Может, потому и не таланило мне на ловлю чужой рыбы в чужом краю. Чужое небо, чужая вода, чужие голоса окружали меня. А рыбы? И близко не было ни знаменитого сибирского тайменя, ни остроили тупорылого ленка, не говоря уже о толстолобиках и экзотических аухах. Обыкновенные мелкие мусорные ельчики, чебачки да вездесущие оглоеды-ершики. Такое удовольствие я мог получить и дома, не слезая с печи. А на какую наживку я ту дребедень только не ловил, чем только не ублажал — и чилимом, пресноводной местной креветкой, и железняком, черным червем, и червями обычными, родными, и кашами, хлебом, мухами, оводами. Результат один: глухо, безнадежно, безрезультатно.
Правда, иногда попадалась рыба не рыба, животное не животное — удивительное божье создание, названное местными рыбаками конь-губарь. О губах говорить трудно — не силиконовые ли? А вот конек был настоящий, с высоко вскинутой, хотя и без гривы, головой, по-лошадиному выпяченной грудью. Конь, и все тут. Только не ржет и очень маленький, с седалищем, более пригодным для шахматной доски, хоть ты его бери и дари гроссмейстерам — Каспарову или Купрейчику. Но ловить того губастого коника я не желал, немного брезговал, а больше жалел. На зуб его — нечем и плюнуть. Пусть идет опять в речку, за настоящей лошадью, колхозным сивым мерином.

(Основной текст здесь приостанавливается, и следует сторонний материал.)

constexpr int REGION_MAX = 256;
__device__ __forceinline__ void region_count(uint32_t *__restrict__ row, int G, int g, int zi)
{
    __shared__ unsigned s_occ[REGION_MAX];
    const bool one = zi != 0 && g >= 0;
    for (int k = threadIdx.x; k < G; k += blockDim.x) s_occ[k] = 0u;
    __syncthreads();
    if (G == 1) {
        const unsigned long long m = __ballot(one);
        if ((threadIdx.x & 63u) == 0u && m != 0ull) atomicAdd(&s_occ[0], (unsigned)__popcll(m));
    } else if (one) {
        atomicAdd(&s_occ[g], 1u);
    }
    __syncthreads();
    for (int k = threadIdx.x; k < G; k += blockDim.x) {
        const unsigned v = s_occ[k];
        if (v != 0u) atomicAdd(row + k, v);
    }
}
__device__ __forceinline__ uint32_t *region_row(const Ctx &c, const ChainScalars &sc, int chain, uint32_t it)
{
    const uint32_t rel = it - sc.it_base;
    if (!(sc.site_on & OUT_REGION) || c.occ_rec == nullptr || rel < sc.burnin || rel - sc.burnin >= sc.keep) return nullptr;
    return c.occ_rec + ((size_t)chain * sc.keep + (rel - sc.burnin)) * (size_t)c.region_G;
}

enum : int { PPC_T_OBS = 0, PPC_T_REP = 1, PPC_DET_REP = 2, PPC_SITES_REP = 3, PPC_NCOL = 4 };
__device__ __forceinline__ unsigned long long ppc_fx(double x) { return __double2ull_rn(x * 0x1.0p32); }

__device__ __forceinline__ void ppc_count(unsigned long long *__restrict__ row, const unsigned long long (&term)[PPC_NCOL])
{
    __shared__ unsigned long long s_ppc[PPC_NCOL];
    if (threadIdx.x < PPC_NCOL) s_ppc[threadIdx.x] = 0ull;
    __syncthreads();
    unsigned long long w[PPC_NCOL];
#pragma unroll
    for (int k = 0; k < PPC_NCOL; ++k) w[k] = wave_sum_u64(term[k]);
    if ((threadIdx.x & 63u) == 0u) {
#pragma unroll
        for (int k = 0; k < PPC_NCOL; ++k)
            if (w[k] != 0ull) atomicAdd(&s_ppc[k], w[k]);
    }
    __syncthreads();
    if (threadIdx.x < PPC_NCOL) {
        const unsigned long long v = s_ppc[threadIdx.x];
        if (v != 0ull) atomicAdd(row + threadIdx.x, v);
    }
}
__device__ __forceinline__ unsigned long long *ppc_row(const Ctx &c, const ChainScalars &sc, int chain, uint32_t it)
{
    const uint32_t rel = it - sc.it_base;
    if (!(sc.site_on & OUT_PPC) || c.ppc_rec == nullptr || rel < sc.burnin || rel - sc.burnin >= sc.keep) return nullptr;
    return c.ppc_rec + ((size_t)chain * sc.keep + (rel - sc.burnin)) * (size_t)PPC_NCOL;
}
template <class XB, class WA>
__device__ __forceinline__ int z_update_site_ppc(const Ctx &c, uint64_t key, int chain, int i, uint32_t it, double eta_i, bool stats_on,
                                                 bool ll_on, XB xb_of, WA wa_of, unsigned long long (&term)[PPC_NCOL])
{
    const int sidx = c.site_sidx[i], n = c.n;
    const bool not_surveyed = sidx < 0;
    const bool seen = !not_surveyed && c.obs_site[sidx];
    const double a0 = xb_of() + eta_i, e0 = exp(-fabs(a0));
    const double num1 = expit_e(a0, e0);
    double pr = num1, E = 0.0;
    int y_obs = 0, y_rep = 0, zi = 1;
    if (!not_surveyed) {
        double prod = 1.0, ll = seen ? lsig_e(a0, e0) : 0.0;
        const int r0 = c.site_ptr[sidx], r1 = c.site_ptr[sidx + 1];
        for (int r = r0; r < r1; ++r) {
            const double wa = wa_of(r), e = exp(-fabs(wa));
            const double d = expit_e(-wa, e);
            const double ur = block_uniform(key, (uint32_t)r, 0, it, STREAM_PPC);
            E += d;
            y_rep += (ur < d) ? 1 : 0;
            if (seen) {
                const int y = c.yrow[r] ? 1 : 0;
                y_obs += y;
                if (ll_on) ll += lsig_e(y ? -wa : wa, e);
            } else {
                const double ex = expit_e(wa, e);
                prod = (r == r0) ? ex : prod * ex;
            }
        }
        if (seen) {
            if (stats_on) site_add(c, chain, i, num1, 1.0, 1.0, eta_i);
            if (ll_on) ll_add(c, chain, i, exp(ll), ll);
        } else {
            const double num = num1 * prod;
            const double den = (1.0 - num1) + num;
            pr = num / den;
            if (ll_on) ll_add(c, chain, i, den, log(den));
        }
    }
    if (!seen) {
        const double u = block_uniform(key, (uint32_t)i, 0, it, STREAM_Z);
        zi = (u < pr) ? 1 : 0;
        c.z[(size_t)chain * n + i] = (uint8_t)zi;
        if (stats_on) site_add(c, chain, i, num1, pr, zi ? 1.0 : 0.0, eta_i);
    }
    if (!not_surveyed && zi) {
        const double se = sqrt(E), da = sqrt((double)y_obs) - se, db = sqrt((double)y_rep) - se;
        term[PPC_T_OBS] = ppc_fx(da * da);
        term[PPC_T_REP] = ppc_fx(db * db);
        term[PPC_DET_REP] = (unsigned long long)y_rep;
        term[PPC_SITES_REP] = y_rep > 0 ? 1ull : 0ull;
    }
    return zi;
}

Так забавлялся я на Уссури, пока однажды не поймал что-то непонятное. Клюнуло хищно, окунево — сразу на дно. Я потянул без подсечки. На крючке было что-то рыбье, или беременной рыбой, округлое и брюхатое, вроде выползка, проглотившего крота. Я вскинул вверх удилище и по-рыбацки выставил навстречу этому созданию руку. Приятель, с которым я рыбачил, тут же отбил ее, отвел в сторону от летящего на меня улова:
— Опасно! Косатка-скрипут. В шипах по обе стороны головы — отрава. Не смертельно, но руку, как куклу, долго будешь носить.
Он еще что-то долго и убедительно мне говорил, но я уже не слышал. Заложило уши. Мой улов, моя добыча плакала не расслышанным год тому назад детским плачем. Заложенные пустотой во время прощания Имана с полковником Леоновым уши открылись. Я не знаю, как плачут рыбы и плачут ли они вообще. Есть ли у них слезы, какие они, соленые, как и наши, или со сластинкой, сладкие, горькие. Одним миром и горем мы с ними мазаные или разделенные, разведенные навсегда?